La noticia se publicó hace una semana pero pasó casi
desapercibida, el cable señalaba que el despliegue de tres cazabombarderos F-16
por parte de Turquía en Mogadiscio capital somalí, “tenía como objetivo
proteger las inversiones turcas en energía y puertos espaciales”. También se
citaba una declaración turca que reafirmaba la integridad territorial de
Somalia en medio del reconocimiento de Somalilandia, la provincia rebelde
somalí, por parte de Israel y se comprometía a apoyar la lucha contra el
terrorismo yihadista, insinuando que planea desempeñar un papel más importante
en dichas misiones en territorio somalí. El medio añadió que Turquía ya cuenta
con drones armados y helicópteros artillados en Mogadiscio.
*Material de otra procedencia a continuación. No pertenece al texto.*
## Specialize sample kernel on actors/tracing and precompute shared round-0 edges

Templates the sampling kernel on whether actors exist and whether trace outputs are requested, and picks the instantiation on the host, so the no-actor, no-trace path drops candidate tests and trace-store branches. When rays have no per-ray near/far, the round-0 Euclidean bin edges are the same for every ray, so they are computed once per block into shared memory instead of per ray per sample. It also adds a fast path in the inverse spacing function for lam == -1 that uses a reciprocal instead of a pow. The cost is more kernel instantiations (more compile time and code size) and a per-block shared table plus barrier.

```diff
diff --git a/neurad-studio_b200/csrc/b200nerf.cu b/neurad-studio_b200/csrc/b200nerf.cu
--- a/neurad-studio_b200/csrc/b200nerf.cu
+++ b/neurad-studio_b200/csrc/b200nerf.cu
@@ -184,12 +184,18 @@
 #ifndef NFF_SAMPLE_CTAS
 #define NFF_SAMPLE_CTAS 2
 #endif
-template <int LAYOUT>
+template <int LAYOUT, bool ACTORS, bool TRACED>
 __global__ void __launch_bounds__(kLaneThreads, NFF_SAMPLE_CTAS) nff_sample_lane_kernel(const __grid_constant__ RenderParams P,
                                                                                         float* __restrict__ scratch,
                                                                                         float* __restrict__ handoff) {
   const int tid = threadIdx.x, warp = __shfl_sync(0xffffffffu, (int)(threadIdx.x >> 5), 0), lane_ = tid & 31;
   const LaneScratch sc = lane_scratch_of(scratch, blockIdx.x);
+  __shared__ float e0_tab[kS0 + 1];
+  const bool shared_edges = !P.rays.nears && !P.rays.fars;
+  if (shared_edges) {
+    if (tid <= kS0) e0_tab[tid] = lane_round0_edge(P.samp, tid);
+    __syncthreads();
+  }
   constexpr int kPPU = kLaneThreads / 32;
   const int64_t n_patches = lane_patches(P);
   const int64_t full_rounds = n_patches / kPPU / gridDim.x;
@@ -205,10 +211,17 @@
     }
     int64_t ray;
     const bool active = lane_patch_ray(P, patch, lane_, &ray);
-    const LaneRay R = lane_ray_setup(P, sc, tid, ray);
+    const LaneRay R = lane_ray_setup<ACTORS>(P, sc, tid, ray);
     float* col = active ? handoff + ray : sc.bins2 + tid;
-    sample_ray_lane<LAYOUT>(P, sc, R, tid, ray, active, col, active ? P.n_rays : (int64_t)kLaneThreads);
-  }
+    sample_ray_lane<LAYOUT, ACTORS, TRACED>(P, sc, R, tid, ray, active, col, active ? P.n_rays : (int64_t)kLaneThreads,
+                                            shared_edges ? e0_tab : nullptr);
+  }
+}
+template <int LAYOUT>
+static auto sample_lane_kernel(bool actors, bool traced) {
+  return traced ? nff_sample_lane_kernel<LAYOUT, true, true>
+         : actors ? nff_sample_lane_kernel<LAYOUT, true, false>
+                  : nff_sample_lane_kernel<LAYOUT, false, false>;
 }
 
 template <int LAYOUT>
@@ -949,8 +962,10 @@
                                 (int)lane_tc_smem_bytes()));
   CUDA_TRY(cudaFuncSetAttribute(nff_shade_lane_kernel<1>, cudaFuncAttributeMaxDynamicSharedMemorySize,
                                 (int)lane_tc_smem_bytes()));
-  CUDA_TRY(cudaFuncSetAttribute(nff_sample_lane_kernel<0>, cudaFuncAttributePreferredSharedMemoryCarveout, 0));
-  CUDA_TRY(cudaFuncSetAttribute(nff_sample_lane_kernel<1>, cudaFuncAttributePreferredSharedMemoryCarveout, 0));
+  for (int i = 0; i < 4; ++i) {
+    CUDA_TRY(cudaFuncSetAttribute(sample_lane_kernel<0>(i & 1, i & 2), cudaFuncAttributePreferredSharedMemoryCarveout, 0));
+    CUDA_TRY(cudaFuncSetAttribute(sample_lane_kernel<1>(i & 1, i & 2), cudaFuncAttributePreferredSharedMemoryCarveout, 0));
+  }
   CUDA_TRY(cudaMalloc((void**)&c->d_minmax, 2 * sizeof(unsigned)));
   c->handoff_rays = (int64_t)1 << 21;
   CUDA_TRY(cudaMalloc((void**)&c->d_handoff, sizeof(float) * (kS2 + 1) * c->handoff_rays));
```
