+template <int C>
+struct Chain2Geo {
+    static constexpr int NB = kChain2Block, HALO = kChain2Halo, TS = kChain2Stored;
+    static constexpr int WS = 270;
+    static constexpr int WAVES = C == 32 ? 3 : 2;
+    static constexpr bool RAW = C == 64;
+    static size_t lds_bytes() { return (size_t)2 * (C / 8) * WS * sizeof(float4); }
+    static_assert(C * NB * 4 <= 2 * (C / 8) * WS * 16, "the epilogue's row buffer lies in the window");
+};
+
+template <int C>
+__global__ __launch_bounds__(256, Chain2Geo<C>::WAVES)
+void resblock_chain2(const FusedChain2Params p) {
+    using G = Fused2Geo<3, C, 2>;
+    using T = Chain2Geo<C>;
+    constexpr int NOCT = G::NOCT, MT = G::MT, PF = G::PF, TSH = G::TSH;
+    constexpr int NB = T::NB, HALO = T::HALO, TS = T::TS, WS = T::WS;
+    constexpr bool RAW = T::RAW;
+    extern __shared__ __attribute__((aligned(16))) float4 smem4[];
+    const int tid = threadIdx.x, lane = tid & 63, wid = tid >> 6;
+    const int kk = lane >> 5, l31 = lane & 31;
+    int b = blockIdx.z;
+    int tile = blockIdx.x;
+    if (p.compact) {
+        int t = 0;
+        if (!live_tile(p.lens, p.len_mul, p.L, TS, p.batch, blockIdx.z * gridDim.x + blockIdx.x, b, t)) return;
+        b = __builtin_amdgcn_readfirstlane(b);
+        tile = __builtin_amdgcn_readfirstlane(t);
+    }
+    int len = p.L;
+    if (p.lens) len = min(len, (int)p.lens[b] * p.len_mul);
+    if (chain2_first_stored(tile) >= len) return;
+    const int L = p.L;
+    const int P0 = chain2_window_start(tile);
+    const float slope = p.slope;
+    const float* __restrict__ xb = p.x + (int64_t)b * C * L;
+    float4* Xs = smem4;
+
+    const int wofs = kk * C + l31;
+    float4 aq[PF][MT];
+#pragma unroll
+    for (int g = 0; g < PF; ++g)
+#pragma unroll
+        for (int mt = 0; mt < MT; ++mt) aq[g][mt] = p.w1w[0][wofs + g * 2 * C + 32 * mt];
+
+    constexpr int n_ent = 2 * NOCT * WS;
+    {
+        constexpr int NE = (n_ent + 255) / 256;
+        float v[NE][4];
+        int eo[NE];
+        bool ok[NE];
+        int okk = 0, col = tid;
+        while (col >= WS) { col -= WS; ++okk; }
+#pragma unroll
+        for (int u = 0; u < NE; ++u) {
+            const int pos = P0 + col;
+            const int okc = min(okk, 2 * NOCT - 1);
+            ok[u] = col < NB && pos >= 0 && pos < len;
+            eo[u] = tid + 256 * u < n_ent ? okc * WS + col : -1;
+            const float* src = xb + (int64_t)((okc >> 1) * 8 + (okc & 1)) * L + min(max(pos, 0), len - 1);
+#pragma unroll
+            for (int pc = 0; pc < 4; ++pc) v[u][pc] = src[(int64_t)2 * pc * L];
+            col += 256;
+            while (col >= WS) { col -= WS; ++okk; }
+        }
+#pragma unroll
+        for (int u = 0; u < NE; ++u)
+            if (eo[u] >= 0) Xs[eo[u]] = ok[u] ? make_float4(v[u][0], v[u][1], v[u][2], v[u][3]) : make_float4(0.f, 0.f, 0.f, 0.f);
+    }
+    __syncthreads();
+
+    const int jw = wid * 32 + l31;
+    f32x16 res0[MT], res1[MT];
+    const auto residual_from_window = [&]() {
+#pragma unroll
+        for (int mt = 0; mt < MT; ++mt)
+#pragma unroll
+            for (int oc = 0; oc < 4; ++oc)
+#pragma unroll
+                for (int k2 = 0; k2 < 2; ++k2) {
+                    const float* src = reinterpret_cast<const float*>(Xs + ((4 * mt + oc) * 2 + k2) * WS + 2 * jw) + 2 * kk;
+                    const float2 r0 = *reinterpret_cast<const float2*>(src);
+                    const float2 r1 = *reinterpret_cast<const float2*>(src + 4);
+                    res0[mt][4 * oc + k2] = r0.x; res0[mt][4 * oc + k2 + 2] = r0.y;
+                    res1[mt][4 * oc + k2] = r1.x; res1[mt][4 * oc + k2 + 2] = r1.y;
+                }
+    };
+    if constexpr (!RAW) {
+        residual_from_window();
+        __syncthreads();
+        for (int e = tid; e < n_ent; e += 256) {
+            float4 v4 = Xs[e];
+            v4.x = lrelu_max(v4.x, slope); v4.y = lrelu_max(v4.y, slope); v4.z = lrelu_max(v4.z, slope); v4.w = lrelu_max(v4.w, slope);
+            Xs[e] = v4;
+        }
+        __syncthreads();
+    }
+
+    float* ep = reinterpret_cast<float*>(smem4);
+    const int pos0 = P0 + 2 * jw;
+    int lo = 0;
+#pragma unroll
+    for (int m = 0; m < 3; ++m) {
+        const int dil = p.dil[m];
+        const float4* __restrict__ wl1 = p.w1w[m] + wofs;
+        const float4* __restrict__ wl2 = p.w2w[m] + wofs;
+        const int npa = G::npa(dil);
+        const int pa = min(jw, npa - 1);
+        const int na = dil == 1 ? 2 * pa : (pa / dil) * 2 * dil + pa % dil;
+        {
+            f32x16 accA[4][MT];
+#pragma unroll
+            for (int mt = 0; mt < MT; ++mt)
+#pragma unroll
+                for (int r = 0; r < 16; ++r) {
+                    const float bv = p.b1[m][32 * mt + (r & 3) + 8 * (r >> 2) + 4 * kk];
+                    accA[0][mt][r] = bv; accA[1][mt][r] = 0.f; accA[2][mt][r] = 0.f; accA[3][mt][r] = -bv;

“Ankara ha entrenado a miles de soldados
somalíes, lo que representa un tercio de
su ejército…además, Turquía recibe
la friolera del 90% de los ingresos
de Somalia por petróleo y gas”
Recordemos, que este país euro-asiático opera actualmente una
gran base militar instalada en la capital somalí, mientras que empresas turcas
administran tanto el aeropuerto como el principal puerto de la ciudad. Ankara
también ha entrenado a miles de soldados somalíes, lo que representa
aproximadamente un tercio del ejército de Somalia, tanto en Turquía como en su
base de Mogadiscio, conocida como Turksom. Cabe mencionar además que, según se
informa, Turquía recibirá la friolera del 90% de los ingresos de Somalia por
petróleo y gas en alta mar según el acuerdo desigual firmado en 2024.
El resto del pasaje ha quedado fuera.